(Collected data entries)
____
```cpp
class Engine {
 public:
  sim3opt_options opt;
  Structure st;
  int32_t nv = 0, ne = 0, nb = 0, n = 0, n_active = 0;
  int64_t nnzb = 0;
  bool has_info = false, has_kernel = false;
  hipStream_t stream = nullptr;
  DevArena mem;
  template <typename T>
  hipError_t upload(T*& dptr, const std::vector<T>& h) { return mem.upload(dptr, h, stream, &staged); }
  Sim3 *d_states = nullptr, *d_backup = nullptr, *d_meas = nullptr;
  int32_t *d_ev0 = nullptr, *d_ev1 = nullptr, *d_hidx = nullptr, *d_active = nullptr;
  double *d_info = nullptr, *d_kdelta = nullptr;
  uint8_t* d_kkind = nullptr;
  int32_t *d_rowptr = nullptr, *d_colidx = nullptr, *d_incptr = nullptr, *d_wrow = nullptr;
  int span_grid = 0;
  int32_t *d_slot01 = nullptr, *d_slot10 = nullptr, *d_inc0 = nullptr, *d_inc1 = nullptr;
  double *d_vals = nullptr, *d_scratch = nullptr, *d_b = nullptr, *d_Minv = nullptr;
  struct RangedArray { void* alloc; size_t elem; int64_t total, lo, hi; };
  std::vector<RangedArray> ranged;
  template <typename T>
  int alloc_ranged(T*& virt, int64_t lo, int64_t hi, int64_t total, std::string& err) {
    total = std::max<int64_t>(total, 1);
    lo = std::max<int64_t>(0, std::min(lo, total));
    hi = std::max(lo, std::min(hi, total));
    T* p = nullptr;
    if (opt.debug_full_arrays) {
      HIPCHK(mem.raw(p, (size_t)total));
      HIPCHK(hipMemset(p, 0xFF, sizeof(T) * (size_t)total));
      if (hi > lo) HIPCHK(hipMemset(p + lo, 0, sizeof(T) * (size_t)(hi - lo)));
      virt = p;
    } else {
      HIPCHK(mem.alloc(p, (size_t)(hi - lo), nullptr));
      virt = reinterpret_cast<T*>(reinterpret_cast<uintptr_t>(p) - sizeof(T) * (size_t)lo);
    }
    ranged.push_back({p, sizeof(T), total, lo, hi});
    return SIM3OPT_OK;
  }
  int check_foreign_ranges(std::string& err);
  int64_t ranged_bytes() const {
    int64_t b = 0;
    for (const RangedArray& a : ranged) b += (int64_t)a.elem * (opt.debug_full_arrays ? a.total : std::max<int64_t>(a.hi - a.lo, 1));
    return b;
  }
  double *d_x = nullptr, *d_r = nullptr, *d_z = nullptr, *d_p = nullptr, *d_q = nullptr, *d_s = nullptr;
  double *d_part_a = nullptr, *d_part_b = nullptr;
  int32_t *d_sub_first = nullptr, *d_sub_cnt = nullptr;
  double* d_Gm = nullptr;
  bool use_chain = false;
  int chain_seg = 256;
  struct AmgLevel {
    int32_t nb = 0;
    int64_t nnzb = 0;
    int32_t *rowptr = nullptr, *colidx = nullptr, *wrow = nullptr;
    int span_grid = 0;
    double *vals = nullptr, *diagH = nullptr, *W = nullptr, *Minv = nullptr;
    float* vals32 = nullptr;
    int32_t *agg = nullptr, *mptr = nullptr, *mem = nullptr, *gptr = nullptr, *gblk = nullptr, *grow = nullptr;
    double *r = nullptr, *x = nullptr, *t = nullptr;
    int32_t lo = 0, hi = 0;
    int32_t own_lo = 0, own_hi = 0;
    int64_t own_b0 = 0, own_b1 = 0;
  };
  std::vector<std::vector<int64_t>> lvl_offs, lvl_blk_offs;
  std::vector<AmgLevel> amg;
  double *d_P = nullptr, *d_Ainv = nullptr, *d_Ainv2 = nullptr, *d_piv = nullptr, *d_az = nullptr;
  int32_t* d_row2v = nullptr;
  bool use_amg = false, amg_stale = true;
  double amg_omega = 0.9;
  int amg_visits[AMG_MAX_LEVELS + 1];
  bool amg_additive = false;
  bool amg_fp32 = true;
  double amg_over_l[AMG_MAX_LEVELS + 1];
  double amg_over = 1.0;
  bool amg_over_on = true;
  int amg_pivot = 14;
  bool adaptive_prec = true;
  double bj_gate = -1.0;
  int bj_budget = 48;
  int n_bj_solves = 0, n_bj_abandoned = 0;
  bool trace_stale = true;
  double mean_diag = 0.0;
  int amg_status = 0;
  std::string amg_err;
  struct CycleLevel {
    double *Minv = nullptr, *r = nullptr, *x = nullptr, *t = nullptr;
    float* diag32 = nullptr;
    int64_t vs = 0, ms = 0;
  };
  struct CycleView {
    int nsys = 1;
    bool batch = false;
    std::vector<CycleLevel> lv;
    DevScalars* sc = nullptr;
    double* Ainv = nullptr;
    int64_t as = 0;
    double* rz_part = nullptr;
    int part = 0;
  };
  CycleView cv_one;
  CycleView cv_batch;
  struct PcgView {
    int nsys = 1;
    int nsc = 1;
    bool batch = false;
    double *x = nullptr, *r = nullptr, *z = nullptr, *p = nullptr, *q = nullptr, *s = nullptr, *az = nullptr;
    int64_t vs = 0;
    double* Minv = nullptr;
    int64_t ms = 0;
    const double* b = nullptr;
    int64_t bstride = 0;
    double tol[KB] = {0, 0, 0, 0}, lam[KB] = {0, 0, 0, 0};
    DevScalars *sc = nullptr, *h_sc = nullptr;
    double *part_a = nullptr, *part_b = nullptr;
    int pstride = 0;
    CycleView* cv = nullptr;
  };
  PcgView pv_one;
  PcgView pv_batch;
  DevArena batch_mem;
  double *b_x = nullptr, *b_r = nullptr, *b_z = nullptr, *b_p = nullptr, *b_q = nullptr, *b_s = nullptr, *b_az = nullptr;
  double *b_Ainv = nullptr, *b_diag64 = nullptr, *b_part_a = nullptr, *b_part_b = nullptr;
  int64_t b_vs = 0, b_as = 0;
  DevScalars *d_bsc = nullptr, *h_bsc = nullptr;
  bool batch_ready = false;
  int64_t b_slice_blocks = 100000;
  int batch_alloc(std::string& err);
  void batch_release();
  void batch_prepare(int nsetup);
  struct BatchRhs { const double* g; int64_t stride; const double* tol; bool setup; };
  int pcg_batch(const double* lams, int nsys, int32_t* iters, double* rel_res, bool* capped, bool* usable,
                std::string& err, const BatchRhs* cols = nullptr);
  int lm_trial_solve(int q, double lambda, double ni, const double** x, int32_t* iters, double* rel_res, bool* ok,
                     std::string& err);
  struct TrialBatch {
    int n = 0, next = 0;
    double lam[KB], rel[KB];
    int32_t iters[KB], prev_pit = 0;
    bool capped[KB], prev_ok = false, prev_capped = false;
  } trial_batch;
  int batch_capacity() const {
    if (!use_amg || use_direct || comm.active() || !amg_fp32 || amg_additive || opt.pcg_batch == 1) return 0;
    return opt.pcg_batch > 1 ? std::min(opt.pcg_batch, KB) : KB;
  }
  BlockLdl lm_factor;
  bool use_direct = false;
  int fail_token = 1;
  bool chi_known = false;
  double chi_cache = 0.0;
// ... 229 lines not shown
```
____
*WORK ORDER*. A complete answer lists each line of the data that holds the word "void".

*EXPECTED ANSWER*.
  struct RangedArray { void* alloc; size_t elem; int64_t total, lo, hi; };
  void batch_release();
  void batch_prepare(int nsetup);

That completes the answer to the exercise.